**WHAT THE TASK ASKS**.
Range to reproduce from the entries below: the line with "fr ? 0u : (u32) inst & om);", the line with "so.hi[pos] = rh;", and every line in between. Give them exactly and give nothing else.

**RECORDS SHOWN**.
template <typename TUP, bool SYM = false>
__global__ __launch_bounds__(RD_THREADS, sizeof(TUP) == 16 ? RD_WAVES : RD_WAVES / 2) void k_gated_reduce(const TUP* __restrict__ tup, const u32* __restrict__ bucket_start,
                                                             const u64* __restrict__ bases, const u64* __restrict__ nmask,
                                                             vdjx_qrows quals, int rl, int ob, int k, u64 rec_base,
                                                             u32 mf, u32 cmin, u32 mqq, u32 tlow, SurvOutG so,
                                                             u64* __restrict__ g_distinct, u32* __restrict__ g_err, u32 dbg_in,
                                                             const u32* __restrict__ order) {
#ifdef VDJX_ABLATE
	const u32 dbg = dbg_in;
#else
	const u32 dbg = dbg_in == 9u ? 9u : 0u;
#endif
	typedef typename TUP::hi_t THI;
	__shared__ u64 s_klo[RD_SLOTS];
	__shared__ THI s_khi[RD_SLOTS];
	__shared__ u64 s_first[RD_SLOTS];
	__shared__ u32 s_cnt[RD_SLOTS], s_state[RD_SLOTS];
	__shared__ u32 pq[RD_PQ];
	__shared__ u64 low_inst[RD_LI];
	__shared__ u32 low_n[RD_LROWS];
	__shared__ unsigned short low_slot[RD_LROWS];
	__shared__ u32 s_over, s_ndist, s_nlow, s_npq, s_nsurv, s_base, s_nreal;
	const THI EMPTY = (THI) ~(THI) 0;
	const u32 b = order ? order[blockIdx.x] : blockIdx.x;
	const u32 base = bucket_start[b];
	const u32 n = bucket_start[b + 1] - base;
	const u32 tid = threadIdx.x;
	if (n == 0) return;
	const TUP* T = tup + base;
	const u32 om = (1u << ob) - 1u;
	const u32 per_low = tlow > 1 ? (tlow - 1 < RD_MAXLOW ? tlow - 1 : RD_MAXLOW) : 1;
	const u32 lrows = RD_LI / per_low < RD_LROWS ? RD_LI / per_low : RD_LROWS;
	u32 S = 1;
	while ((u64) S * K3_SUB_TUPLES < n) S <<= 1;
	u32 ndist_total = 0;
	bool verify = S > 1;
	for (;;) {
		if (tid == 0) { s_over = 0; s_ndist = 0; }
		__syncthreads();
		for (u32 s = 0; s < S; s++) {
			for (u32 i = tid; i < RD_SLOTS; i += RD_THREADS) { s_khi[i] = EMPTY; s_cnt[i] = 0; s_first[i] = NONE64; s_state[i] = 0; }
			if (tid == 0) { s_nlow = 0; s_npq = (n >> (32 - RD_SLOT_BITS) || dbg == 9) ? RD_PQ + 1 : 0; s_nsurv = 0; s_nreal = 0; }
			__syncthreads();
			for (u32 t0 = 0; t0 < n; t0 += RD_UNR * RD_THREADS) {
				TUP r_t[RD_UNR];
#pragma unroll
				for (int j = 0; j < RD_UNR; j++) {
					const u32 t = t0 + j * RD_THREADS + tid;
					if (t < n) r_t[j] = TUP::load(&T[t]);
				}
#pragma unroll
				for (int j = 0; j < RD_UNR; j++) {
					const u32 t = t0 + j * RD_THREADS + tid;
					int slot = -1;
					if (t < n) {
						const u32 h = rd_hash(r_t[j].lo, r_t[j].hi());
						if (!(S > 1 && ((h >> 12) & (S - 1)) != s)) {
							slot = lds_insert<THI, RD_SLOTS>(s_klo, s_khi, r_t[j].lo, (THI) r_t[j].hi(), h);
							if (slot < 0) s_over = 1;
						}
					}
					const bool live = slot >= 0 && !verify;
					const u64 inst = r_t[j].inst();
					const u32 c0 = rd_count_min(s_cnt, s_first, (u32) (live ? slot : 0), inst, live);
					bool list = false;
					if (live) {
						u32 st = vdjx_peek(&s_state[slot]);
						if (!(st & ST_MULTI)) {
							const u64 f = vdjx_peek(&s_first[slot]);
							if (f != NONE64 && (f >> ob) != (inst >> ob)) {
								const u32 o1 = (u32) inst & om, o0 = (u32) f & om;
								const u32 d = o1 > o0 ? o1 - o0 : o0 - o1;
								if (d && d < (u32) k && !vdjx_kmer_has_period(r_t[j].hi(), r_t[j].lo, k, d)) { atomicOr(&s_state[slot], ST_MULTI); st |= ST_MULTI; }
							}
						}
						list = !((st & ST_MULTI) && c0 + 1 >= tlow);
					}
					const u32 qi = vdjx_wave_inc(&s_npq, list);
					if (list && qi < RD_PQ) pq[qi] = (t << RD_SLOT_BITS) | (u32) slot;
				}
			}
			__syncthreads();
			if (s_over || verify) { if (s_over) break; continue; }
			if (dbg == 1) return;
			for (u32 i = tid; i < RD_SLOTS; i += RD_THREADS) {
				if (s_khi[i] == EMPTY) continue;
				atomicAdd(&s_ndist, SYM ? 2u : 1u);
				const u32 c = s_cnt[i];
				if (c >= cmin) s_state[i] = (s_state[i] & ST_MULTI) | ST_CAND | ((c < tlow ? atomicAdd(&s_nlow, 1u) : ST_NOID) << ST_ID_SHIFT);
			}
			__syncthreads();
			const u32 nlow = s_nlow;
			const bool listed = s_npq <= RD_PQ;
			const u32 nscan = listed ? s_npq : n;
			for (u32 l0 = 0; l0 == 0 || l0 < nlow; l0 += lrows) {
				for (u32 i = tid; i < RD_LROWS; i += RD_THREADS) low_n[i] = 0;
				__syncthreads();
				for (u32 e = tid; e < nscan; e += RD_THREADS) {
					u32 slot, t;
					TUP x;
					if (listed) {
						slot = pq[e] & (RD_SLOTS - 1); t = pq[e] >> RD_SLOT_BITS;
						if (!(vdjx_peek(&s_state[slot]) & ST_CAND)) continue;
						x = TUP::load(&T[t]);
					} else {
						x = TUP::load(&T[e]);
						const u32 h = rd_hash(x.lo, x.hi());
						if (S > 1 && ((h >> 12) & (S - 1)) != s) continue;
						const int sl = lds_lookup<THI, RD_SLOTS>(s_klo, s_khi, x.lo, (THI) x.hi(), h);
						if (sl < 0) continue;
						slot = (u32) sl;
					}
					const u32 st = vdjx_peek(&s_state[slot]);
					if (!(st & ST_CAND)) continue;
					const u64 inst = x.inst(), fi = s_first[slot];
					const u32 lid = st >> ST_ID_SHIFT;
					if (lid != ST_NOID && lid >= l0 && lid < l0 + lrows) {
						const u32 pos = atomicAdd(&low_n[lid - l0], 1u);
						if (pos < per_low) low_inst[(lid - l0) * per_low + pos] = inst;
						low_slot[lid - l0] = (unsigned short) slot;
					}
					if (l0 == 0 && !(st & ST_MULTI) && (inst >> ob) != (fi >> ob)) {
						const u32 o1 = (u32) inst & om, o0 = (u32) fi & om;
						const u32 d = o1 > o0 ? o1 - o0 : o0 - o1;
						if ((d && d < (u32) k && !vdjx_kmer_has_period(x.hi(), x.lo, k, d))
						    || !reads_equal(bases, nmask, rl, (inst >> ob) - rec_base, (fi >> ob) - rec_base)) atomicOr(&s_state[slot], ST_MULTI);
					}
				}
				__syncthreads();
				if (dbg == 4) return;
				const u32 rows = nlow - l0 < lrows ? nlow - l0 : lrows;
				const u32 lane = tid & 63u;
				for (u32 r = tid >> 6; r < (nlow ? rows : 0u); r += RD_THREADS / 64) {
					const u32 slot = low_slot[r], cnt = low_n[r];
					const u64 fi = s_first[slot];
					u32 qv[RD_MAXLOW];
#pragma unroll
					for (u32 i = 0; i < RD_MAXLOW; i++) {
						qv[i] = 33u;
						if (i < cnt && i < per_low) {
							const u64 inst = low_inst[r * per_low + i];
							const uint8_t* q = quals.row((inst >> ob) - rec_base) + (inst == fi ? 0u : (u32) inst & om);
							if (lane < (u32) k) qv[i] = q[lane];
						}
					}
					u32 sum = 0;
#pragma unroll
					for (u32 i = 0; i < RD_MAXLOW; i++) sum += (u32) (uint8_t) (qv[i] - 33u);
					const bool lowq = lane < (u32) k && sum < mqq;
					if (!__ballot(lowq) && lane == 0) atomicOr(&s_state[slot], ST_QOK);
					if (SYM) {
						u64 fr = NONE64;
#pragma unroll
						for (u32 i = 0; i < RD_MAXLOW; i++)
							if (i < cnt && i < per_low) { const u64 m = vdjx_inst_mirror(low_inst[r * per_low + i], ob, rl, k); fr = m < fr ? m : fr; }
#pragma unroll
						for (u32 i = 0; i < RD_MAXLOW; i++) {
							qv[i] = 33u;
							if (i < cnt && i < per_low) {
								const u64 inst = vdjx_inst_mirror(low_inst[r * per_low + i], ob, rl, k);
								const uint8_t* q = quals.row((inst >> ob) - rec_base) + (inst == fr ? 0u : (u32) inst & om);
								if (lane < (u32) k) qv[i] = q[lane];
							}
						}
						u32 sum_r = 0;
#pragma unroll
						for (u32 i = 0; i < RD_MAXLOW; i++) sum_r += (u32) (uint8_t) (qv[i] - 33u);
						const bool lowq_r = lane < (u32) k && sum_r < mqq;
						if (!__ballot(lowq_r) && lane == 0) atomicOr(&s_state[slot], ST_QOK_R);
					}
				}
				__syncthreads();
			}
			if (dbg == 5) return;
			for (u32 i = tid; i < RD_SLOTS; i += RD_THREADS) {
				const u32 st = s_state[i];
				bool keep = false, keep_r = false;
				if (st & ST_CAND) {
					const u32 craw = s_cnt[i];
					const u32 c = craw > 32765u ? 32765u : craw;
					keep = c >= mf && (st & ST_MULTI) && (craw >= tlow || (st & ST_QOK));
					if (SYM) keep_r = c >= mf && (st & ST_MULTI) && (craw >= tlow || (st & ST_QOK_R));
				}
				if (SYM) {
					s_state[i] = (keep || keep_r) ? (atomicAdd(&s_nsurv, 2u) << 2) | (u32) keep | ((u32) keep_r << 1) : NONE32;
					if (keep || keep_r) atomicAdd(&s_nreal, (u32) keep + (u32) keep_r);
				} else s_state[i] = keep ? atomicAdd(&s_nsurv, 1u) : NONE32;
			}
			__syncthreads();
			if (tid == 0) { s_base = s_nsurv ? atomicAdd(so.n, s_nsurv) : 0; if (SYM && s_nreal) atomicAdd(so.n_real, s_nreal); }
			__syncthreads();
			for (u32 i = tid; i < RD_SLOTS; i += RD_THREADS) {
				if (s_state[i] == NONE32) continue;
				u32 pos = s_base + (SYM ? s_state[i] >> 2 : s_state[i]);
				const u32 cgo = s_cnt[i] > 32765u ? 32765u : s_cnt[i];
				if (pos < so.cap) {
					so.lo[pos] = s_klo[i];
					so.hi[pos] = (u64) s_khi[i];
					so.gcnt[pos] = cgo | (SYM && !(s_state[i] & 1u) ? GC_SHADOW : 0u);
					so.gfirst[pos] = s_first[i];
				}
				if (SYM) {
					pos += 1u;
					if (pos < so.cap) {
						u64 rh, rlo;
						vdjx_kmer_rc((u64) s_khi[i], s_klo[i], k, rh, rlo);
						so.lo[pos] = rlo;
						so.hi[pos] = rh;
						so.gcnt[pos] = cgo | (!(s_state[i] & 2u) ? GC_SHADOW : 0u);
						so.gfirst[pos] = vdjx_inst_mirror(s_first[i], ob, rl, k);
					}
				}
			}
			__syncthreads();
		}
// ... 545 lines not shown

**EXERCISE RESPONSE**.
								const uint8_t* q = quals.row((inst >> ob) - rec_base) + (inst == fr ? 0u : (u32) inst & om);
								if (lane < (u32) k) qv[i] = q[lane];
							}
						}
						u32 sum_r = 0;
#pragma unroll
						for (u32 i = 0; i < RD_MAXLOW; i++) sum_r += (u32) (uint8_t) (qv[i] - 33u);
						const bool lowq_r = lane < (u32) k && sum_r < mqq;
						if (!__ballot(lowq_r) && lane == 0) atomicOr(&s_state[slot], ST_QOK_R);
					}
				}
				__syncthreads();
			}
			if (dbg == 5) return;
			for (u32 i = tid; i < RD_SLOTS; i += RD_THREADS) {
				const u32 st = s_state[i];
				bool keep = false, keep_r = false;
				if (st & ST_CAND) {
					const u32 craw = s_cnt[i];
					const u32 c = craw > 32765u ? 32765u : craw;
					keep = c >= mf && (st & ST_MULTI) && (craw >= tlow || (st & ST_QOK));
					if (SYM) keep_r = c >= mf && (st & ST_MULTI) && (craw >= tlow || (st & ST_QOK_R));
				}
				if (SYM) {
					s_state[i] = (keep || keep_r) ? (atomicAdd(&s_nsurv, 2u) << 2) | (u32) keep | ((u32) keep_r << 1) : NONE32;
					if (keep || keep_r) atomicAdd(&s_nreal, (u32) keep + (u32) keep_r);
				} else s_state[i] = keep ? atomicAdd(&s_nsurv, 1u) : NONE32;
			}
			__syncthreads();
			if (tid == 0) { s_base = s_nsurv ? atomicAdd(so.n, s_nsurv) : 0; if (SYM && s_nreal) atomicAdd(so.n_real, s_nreal); }
			__syncthreads();
			for (u32 i = tid; i < RD_SLOTS; i += RD_THREADS) {
				if (s_state[i] == NONE32) continue;
				u32 pos = s_base + (SYM ? s_state[i] >> 2 : s_state[i]);
				const u32 cgo = s_cnt[i] > 32765u ? 32765u : s_cnt[i];
				if (pos < so.cap) {
					so.lo[pos] = s_klo[i];
					so.hi[pos] = (u64) s_khi[i];
					so.gcnt[pos] = cgo | (SYM && !(s_state[i] & 1u) ? GC_SHADOW : 0u);
					so.gfirst[pos] = s_first[i];
				}
				if (SYM) {
					pos += 1u;
					if (pos < so.cap) {
						u64 rh, rlo;
						vdjx_kmer_rc((u64) s_khi[i], s_klo[i], k, rh, rlo);
						so.lo[pos] = rlo;
						so.hi[pos] = rh;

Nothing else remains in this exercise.